Ahmed Hararah (Egyptian Arabic: "أحمد محمد علي البلاسي "حرارة, born February 11, 1980) is an Egyptian political activist who was blinded in both eyes in separate protesting incidents during the 2011 Egyptian Revolution. He lost his first eye to Police gunshots on 28 January (also known as the Friday of Wrath), and his second eye also to police gunshots during the events of Mohamed Mahmoud on 19 November of the same year. The nickname "Hararah" means heat and zeal. Hararah continued his activism for several years following the revolution. Among his most famous actions was forming the polity party Dostor, along with other prominent figures including Dr. Mohamed El-Baradie. Hararah was also a prominent figure in modifying the articles in the Egyptian Constitution that guarantee the rights of disabled people. He used his fame to advocate for many crucial political and human rights issues at the time.
After losing his career as a dentist, Hararah decided to pursue his studies in a different field and has already obtained a master's degree in Social Policy from LSE University in London and is currently pursuing his second master's degree in Middle East Issues with the AUC University in Cairo. He also works as a part-time researcher. Hararah is married and currently lives in Cairo.

== About ==
The former dentist became a symbol of the 25 January Revolution in which protestors called for the removal of President Hosni Mubarak.
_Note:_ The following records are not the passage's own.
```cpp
extern "C" int cogv_attention_fwd(const cogv_attn_desc* d, void* stream) { return attn_run(d, false, stream); }
extern "C" int cogv_attention_bwd(const cogv_attn_desc* d, void* stream) { return attn_run(d, true, stream); }

extern "C" int cogv_attention_plan(const cogv_attn_desc* d, int backward, int out[8]) {
  AttnPlan pl;
  const int rc = attn_plan(d, backward != 0, pl);
  if (rc || !out) return rc ? rc : COGV_ERR_ARG;
  out[0] = pl.form; out[1] = NT; out[2] = (int)pl.grid_q; out[3] = pl.lds_q; out[4] = (int)pl.grid_k; out[5] = pl.lds_k;
  out[6] = pl.planes; out[7] = pl.a.sep_k;
  return COGV_OK;
}

extern "C" size_t cogv_attention_keep_bits_bytes(int B, int H, int s_q, int s_k) {
  if (B <= 0 || H <= 0 || s_q <= 0 || s_k <= 0) return 0;
  return (size_t)B * H * ((size_t)(s_k + 63) / 64) * 2 * (size_t)s_q * sizeof(uint32_t);
}

extern "C" int cogv_sparse_slot_reduce(int dtype, const void* dk_slots, const void* dv_slots, const int* pivot_inv,
                                       void* dk, void* dv, long long dk_bs, int dk_rs, long long dv_bs, int dv_rs,
                                       int B, int s, int H, int window, int times, int n_pivots, void* stream) {
  if (dtype != COGV_F16 && dtype != COGV_BF16) return COGV_ERR_UNSUPPORTED;
  if (!dk_slots || !dv_slots || !pivot_inv || !dk || !dv) return COGV_ERR_ARG;
  if (B <= 0 || s <= 0 || H <= 0 || window <= 0 || times <= 0 || n_pivots < 0 || (s % window)) return COGV_ERR_ARG;
  if (!aligned16(dk_slots) || !aligned16(dv_slots) || !aligned16(dk) || !aligned16(dv)) return COGV_ERR_ARG;
  if ((dk_bs | dv_bs | dk_rs | dv_rs) & 7) return COGV_ERR_ARG;
  const int C8 = H * HD / 8;
  const long long total = (long long)B * s * C8;
  const unsigned blocks = (unsigned)((total + 255) / 256);
  hipStream_t st = reinterpret_cast<hipStream_t>(stream);
  if (dtype == COGV_F16)
    hipLaunchKernelGGL((sparse_slot_reduce_kernel<f16_t>), dim3(blocks), dim3(256), 0, st, (const f16_t*)dk_slots,
                       (const f16_t*)dv_slots, pivot_inv, (f16_t*)dk, (f16_t*)dv, dk_bs, dk_rs, dv_bs, dv_rs, B, s, C8,
                       window, times, n_pivots);
  else
    hipLaunchKernelGGL((sparse_slot_reduce_kernel<bf16_t>), dim3(blocks), dim3(256), 0, st, (const bf16_t*)dk_slots,
                       (const bf16_t*)dv_slots, pivot_inv, (bf16_t*)dk, (bf16_t*)dv, dk_bs, dk_rs, dv_bs, dv_rs, B, s, C8,
                       window, times, n_pivots);
  return cogv_check_launch();
}

#if defined(COGV_ATTN_TS)
extern "C" int cogv_debug_attn_ts(unsigned long long* host_out, int reset) {
// ... 13 lines not shown
```

### include/cogview_hip.h

```cpp
#ifndef COGVIEW_HIP_H
#define COGVIEW_HIP_H

#include <stddef.h>
#include <stdint.h>

#ifdef __cplusplus
extern "C" {
#endif

#define COGV_F16 0
#define COGV_BF16 1
#define COGV_F32 2

int cogv_version(void);
const char* cogv_arch(void);

#define COGV_EPI_BIAS 1
#define COGV_EPI_GELU 2
#define COGV_EPI_DGELU 4
#define COGV_EPI_DROPOUT 8
#define COGV_EPI_ABSMAX 16
#define COGV_EPI_ACCUM 32
#define COGV_EPI_COLSUM 64
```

He initially decided to join the Revolution to protest against police brutality against the poor and the weak in Egypt and continued to call for the slogans of the Revolution 'bread, freedom, and social justice'. Hararah was named the Person of the Year 2011 in the Times Magazine and interviewed widely during the years following the Revolution.

== Injuries ==
Hararah sustained injuries that left him blind.

===Right eye===
On January 28, 2011, known as the Friday of Wrath, protesters clashed with police on the Qasr El Nile Bridge. Hararah believed it marked the day when all of Egypt united in their protest. Hararah was shot in the face with a shotgun and remained in a coma for three days before regaining consciousness in the hospital. The gunshot's pellets caused 64 lacerations to his head, resulting in complete burning of his right eye's retina, along with six injuries to his neck and four to his lungs. None of the pellets have been removed.

===Left eye===
On November 19, 2011, Hararah was shot a second time while demonstrating on Mohamed Mahmoud St. near Tahrir Square, but this shotgun was loaded with one large pellet, which hit him directly in the left eye, resulting in total blindness.